Data records ::
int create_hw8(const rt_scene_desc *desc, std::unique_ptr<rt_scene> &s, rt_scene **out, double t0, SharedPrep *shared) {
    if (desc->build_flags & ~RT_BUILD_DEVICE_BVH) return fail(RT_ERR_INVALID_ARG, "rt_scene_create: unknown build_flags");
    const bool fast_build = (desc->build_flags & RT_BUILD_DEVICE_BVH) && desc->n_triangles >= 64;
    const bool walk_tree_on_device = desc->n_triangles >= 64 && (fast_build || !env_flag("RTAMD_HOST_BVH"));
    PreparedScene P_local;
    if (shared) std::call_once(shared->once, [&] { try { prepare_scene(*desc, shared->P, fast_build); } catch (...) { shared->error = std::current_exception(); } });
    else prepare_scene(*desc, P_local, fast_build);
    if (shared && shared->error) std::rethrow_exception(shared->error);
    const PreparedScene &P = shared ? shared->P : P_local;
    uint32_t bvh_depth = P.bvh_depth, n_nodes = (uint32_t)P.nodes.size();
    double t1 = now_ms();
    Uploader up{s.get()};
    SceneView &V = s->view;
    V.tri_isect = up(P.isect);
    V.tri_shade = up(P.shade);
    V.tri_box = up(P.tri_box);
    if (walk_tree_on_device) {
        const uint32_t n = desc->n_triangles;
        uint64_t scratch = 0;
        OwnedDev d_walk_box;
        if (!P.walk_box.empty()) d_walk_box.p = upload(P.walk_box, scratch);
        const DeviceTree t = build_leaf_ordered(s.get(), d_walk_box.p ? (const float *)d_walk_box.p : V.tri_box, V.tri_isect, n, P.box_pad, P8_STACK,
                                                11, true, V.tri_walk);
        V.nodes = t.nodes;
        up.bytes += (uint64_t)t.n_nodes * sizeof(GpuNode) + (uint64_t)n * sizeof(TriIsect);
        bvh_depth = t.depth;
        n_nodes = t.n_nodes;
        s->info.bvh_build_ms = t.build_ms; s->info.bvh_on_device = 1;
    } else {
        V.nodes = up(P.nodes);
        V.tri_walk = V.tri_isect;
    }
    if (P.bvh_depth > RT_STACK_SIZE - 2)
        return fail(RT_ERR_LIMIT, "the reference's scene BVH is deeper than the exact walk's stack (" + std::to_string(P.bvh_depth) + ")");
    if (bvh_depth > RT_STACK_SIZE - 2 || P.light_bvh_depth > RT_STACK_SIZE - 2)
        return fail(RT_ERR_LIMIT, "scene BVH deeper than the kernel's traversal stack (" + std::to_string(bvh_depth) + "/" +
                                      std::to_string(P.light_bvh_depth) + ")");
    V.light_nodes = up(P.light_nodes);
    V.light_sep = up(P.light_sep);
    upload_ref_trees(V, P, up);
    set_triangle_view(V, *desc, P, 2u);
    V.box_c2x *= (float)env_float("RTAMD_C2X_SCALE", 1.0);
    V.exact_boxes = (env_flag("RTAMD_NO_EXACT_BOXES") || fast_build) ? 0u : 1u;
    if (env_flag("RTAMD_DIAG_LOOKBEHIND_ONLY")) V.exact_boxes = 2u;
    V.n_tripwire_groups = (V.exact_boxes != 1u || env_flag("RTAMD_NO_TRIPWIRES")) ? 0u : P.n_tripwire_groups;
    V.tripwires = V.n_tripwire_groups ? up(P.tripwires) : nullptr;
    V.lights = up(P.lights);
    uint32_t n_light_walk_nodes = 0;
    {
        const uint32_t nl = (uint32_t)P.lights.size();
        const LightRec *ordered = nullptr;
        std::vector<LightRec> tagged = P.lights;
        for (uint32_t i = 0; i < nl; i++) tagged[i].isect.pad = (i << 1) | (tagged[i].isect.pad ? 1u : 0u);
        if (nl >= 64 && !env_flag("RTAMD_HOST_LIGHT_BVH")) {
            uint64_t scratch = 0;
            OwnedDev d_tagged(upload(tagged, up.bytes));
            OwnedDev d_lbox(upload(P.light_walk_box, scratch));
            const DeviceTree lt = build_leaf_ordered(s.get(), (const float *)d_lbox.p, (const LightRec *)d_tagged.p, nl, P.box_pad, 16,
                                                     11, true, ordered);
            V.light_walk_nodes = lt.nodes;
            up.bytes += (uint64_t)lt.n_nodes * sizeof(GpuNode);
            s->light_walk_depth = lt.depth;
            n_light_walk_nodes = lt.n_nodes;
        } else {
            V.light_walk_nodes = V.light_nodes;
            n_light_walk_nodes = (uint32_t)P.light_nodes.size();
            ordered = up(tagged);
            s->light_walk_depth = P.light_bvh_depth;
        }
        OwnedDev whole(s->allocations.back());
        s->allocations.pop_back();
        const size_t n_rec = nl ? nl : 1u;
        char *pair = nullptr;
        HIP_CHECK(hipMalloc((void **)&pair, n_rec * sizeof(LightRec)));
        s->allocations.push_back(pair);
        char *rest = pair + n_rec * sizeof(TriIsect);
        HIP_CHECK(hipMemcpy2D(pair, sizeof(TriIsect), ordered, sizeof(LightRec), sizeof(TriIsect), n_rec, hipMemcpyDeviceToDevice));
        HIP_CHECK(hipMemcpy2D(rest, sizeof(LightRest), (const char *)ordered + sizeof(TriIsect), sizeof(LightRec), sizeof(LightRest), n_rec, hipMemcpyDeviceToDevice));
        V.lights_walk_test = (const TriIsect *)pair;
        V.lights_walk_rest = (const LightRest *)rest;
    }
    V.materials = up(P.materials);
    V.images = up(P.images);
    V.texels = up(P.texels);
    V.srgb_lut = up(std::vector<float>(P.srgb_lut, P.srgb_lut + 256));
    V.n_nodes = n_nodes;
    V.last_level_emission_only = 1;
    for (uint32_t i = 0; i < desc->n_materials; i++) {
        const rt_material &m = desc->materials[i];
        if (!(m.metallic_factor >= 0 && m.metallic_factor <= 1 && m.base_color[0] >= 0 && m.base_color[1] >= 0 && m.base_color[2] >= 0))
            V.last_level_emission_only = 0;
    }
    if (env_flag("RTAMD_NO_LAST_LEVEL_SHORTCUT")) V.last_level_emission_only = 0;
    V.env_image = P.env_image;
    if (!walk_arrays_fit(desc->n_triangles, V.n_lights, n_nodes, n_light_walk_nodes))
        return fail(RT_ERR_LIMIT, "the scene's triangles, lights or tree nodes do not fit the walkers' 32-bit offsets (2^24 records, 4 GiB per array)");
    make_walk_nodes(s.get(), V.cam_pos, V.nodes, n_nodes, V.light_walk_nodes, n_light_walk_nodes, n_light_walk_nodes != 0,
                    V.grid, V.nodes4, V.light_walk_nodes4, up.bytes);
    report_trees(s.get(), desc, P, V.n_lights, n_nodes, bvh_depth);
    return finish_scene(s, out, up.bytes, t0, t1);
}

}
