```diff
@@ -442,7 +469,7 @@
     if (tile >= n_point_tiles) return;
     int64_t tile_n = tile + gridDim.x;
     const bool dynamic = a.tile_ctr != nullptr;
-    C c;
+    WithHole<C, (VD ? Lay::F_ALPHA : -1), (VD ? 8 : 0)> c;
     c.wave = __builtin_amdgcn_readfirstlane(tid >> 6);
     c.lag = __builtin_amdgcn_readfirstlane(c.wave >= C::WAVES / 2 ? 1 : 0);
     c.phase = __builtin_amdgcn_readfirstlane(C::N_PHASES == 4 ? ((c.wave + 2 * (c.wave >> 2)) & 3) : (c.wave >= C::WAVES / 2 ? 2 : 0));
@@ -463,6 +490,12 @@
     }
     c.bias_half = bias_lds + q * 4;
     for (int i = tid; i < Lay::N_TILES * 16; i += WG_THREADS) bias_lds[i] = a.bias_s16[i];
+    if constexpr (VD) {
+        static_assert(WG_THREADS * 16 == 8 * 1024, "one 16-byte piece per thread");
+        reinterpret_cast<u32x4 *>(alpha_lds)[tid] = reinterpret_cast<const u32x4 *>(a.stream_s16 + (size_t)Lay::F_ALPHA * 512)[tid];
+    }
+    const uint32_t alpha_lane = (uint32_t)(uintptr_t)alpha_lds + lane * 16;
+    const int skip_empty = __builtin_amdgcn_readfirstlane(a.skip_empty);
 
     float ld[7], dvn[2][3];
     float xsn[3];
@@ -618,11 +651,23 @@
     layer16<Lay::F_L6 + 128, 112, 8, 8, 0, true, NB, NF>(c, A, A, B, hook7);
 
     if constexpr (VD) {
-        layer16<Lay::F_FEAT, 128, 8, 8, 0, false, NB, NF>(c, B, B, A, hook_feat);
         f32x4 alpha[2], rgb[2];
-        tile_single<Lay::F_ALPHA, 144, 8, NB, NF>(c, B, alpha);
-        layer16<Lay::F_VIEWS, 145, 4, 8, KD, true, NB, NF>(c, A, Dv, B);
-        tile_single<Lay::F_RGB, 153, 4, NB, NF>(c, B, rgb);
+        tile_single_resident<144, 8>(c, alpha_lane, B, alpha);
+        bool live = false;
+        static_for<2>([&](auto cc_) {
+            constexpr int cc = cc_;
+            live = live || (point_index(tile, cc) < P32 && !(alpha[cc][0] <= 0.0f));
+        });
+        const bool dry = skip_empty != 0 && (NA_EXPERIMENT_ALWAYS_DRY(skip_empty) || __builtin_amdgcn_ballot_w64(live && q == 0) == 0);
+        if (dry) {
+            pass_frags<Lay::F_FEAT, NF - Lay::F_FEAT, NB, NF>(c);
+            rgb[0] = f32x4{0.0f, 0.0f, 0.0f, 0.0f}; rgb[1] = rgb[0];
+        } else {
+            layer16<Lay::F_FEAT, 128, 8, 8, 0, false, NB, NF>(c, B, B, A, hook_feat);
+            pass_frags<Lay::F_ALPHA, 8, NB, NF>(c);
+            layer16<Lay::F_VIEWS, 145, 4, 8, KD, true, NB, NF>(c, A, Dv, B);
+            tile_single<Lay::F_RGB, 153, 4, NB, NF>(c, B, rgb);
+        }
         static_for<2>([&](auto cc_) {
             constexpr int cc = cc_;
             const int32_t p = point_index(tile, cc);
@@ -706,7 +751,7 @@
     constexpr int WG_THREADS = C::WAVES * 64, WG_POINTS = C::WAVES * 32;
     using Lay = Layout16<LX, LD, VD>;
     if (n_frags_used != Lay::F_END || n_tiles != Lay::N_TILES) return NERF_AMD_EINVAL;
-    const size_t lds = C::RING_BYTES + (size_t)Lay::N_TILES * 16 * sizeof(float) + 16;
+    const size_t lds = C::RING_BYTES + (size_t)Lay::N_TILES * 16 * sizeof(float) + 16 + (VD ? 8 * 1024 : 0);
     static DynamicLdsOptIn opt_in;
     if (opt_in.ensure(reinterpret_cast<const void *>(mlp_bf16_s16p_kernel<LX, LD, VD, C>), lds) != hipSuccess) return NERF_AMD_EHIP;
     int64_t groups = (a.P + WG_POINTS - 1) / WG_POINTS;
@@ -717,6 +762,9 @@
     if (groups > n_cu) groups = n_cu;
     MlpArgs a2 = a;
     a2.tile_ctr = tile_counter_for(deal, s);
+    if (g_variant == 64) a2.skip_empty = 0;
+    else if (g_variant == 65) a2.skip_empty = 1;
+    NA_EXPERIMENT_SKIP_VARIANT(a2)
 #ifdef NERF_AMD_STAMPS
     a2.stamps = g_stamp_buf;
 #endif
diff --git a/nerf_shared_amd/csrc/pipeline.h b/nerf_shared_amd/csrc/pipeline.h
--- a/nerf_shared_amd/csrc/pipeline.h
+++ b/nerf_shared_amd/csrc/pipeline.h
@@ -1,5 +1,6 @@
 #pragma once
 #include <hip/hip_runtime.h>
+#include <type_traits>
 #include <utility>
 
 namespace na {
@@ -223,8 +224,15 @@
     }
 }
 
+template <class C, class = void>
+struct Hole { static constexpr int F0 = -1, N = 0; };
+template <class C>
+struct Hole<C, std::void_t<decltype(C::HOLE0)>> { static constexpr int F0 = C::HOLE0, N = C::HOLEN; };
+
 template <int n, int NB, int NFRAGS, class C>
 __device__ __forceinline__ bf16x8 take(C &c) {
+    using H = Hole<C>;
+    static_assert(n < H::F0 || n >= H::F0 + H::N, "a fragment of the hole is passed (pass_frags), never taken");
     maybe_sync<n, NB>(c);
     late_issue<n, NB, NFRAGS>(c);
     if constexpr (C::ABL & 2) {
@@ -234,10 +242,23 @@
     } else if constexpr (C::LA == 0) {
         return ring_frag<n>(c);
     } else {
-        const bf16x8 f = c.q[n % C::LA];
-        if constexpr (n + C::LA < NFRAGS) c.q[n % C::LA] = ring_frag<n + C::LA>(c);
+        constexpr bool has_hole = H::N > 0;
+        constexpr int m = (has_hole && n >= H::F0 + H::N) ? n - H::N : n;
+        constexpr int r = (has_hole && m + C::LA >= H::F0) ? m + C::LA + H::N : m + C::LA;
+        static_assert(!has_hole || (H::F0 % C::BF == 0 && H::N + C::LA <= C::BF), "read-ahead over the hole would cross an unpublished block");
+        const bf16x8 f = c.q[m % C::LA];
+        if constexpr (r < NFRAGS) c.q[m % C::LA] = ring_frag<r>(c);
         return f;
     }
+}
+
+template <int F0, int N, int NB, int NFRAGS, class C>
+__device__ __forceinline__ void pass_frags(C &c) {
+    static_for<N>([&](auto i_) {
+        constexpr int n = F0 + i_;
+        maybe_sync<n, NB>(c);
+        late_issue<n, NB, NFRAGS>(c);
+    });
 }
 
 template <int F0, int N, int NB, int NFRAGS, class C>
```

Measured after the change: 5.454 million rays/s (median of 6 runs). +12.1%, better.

DIRECTIONS FOR THIS TASK ::
Search each line of the data above for "auto", and copy the lines where it occurs.

SOLVED EXERCISE ::
+        static_for<2>([&](auto cc_) {
         static_for<2>([&](auto cc_) {
+    static_for<N>([&](auto i_) {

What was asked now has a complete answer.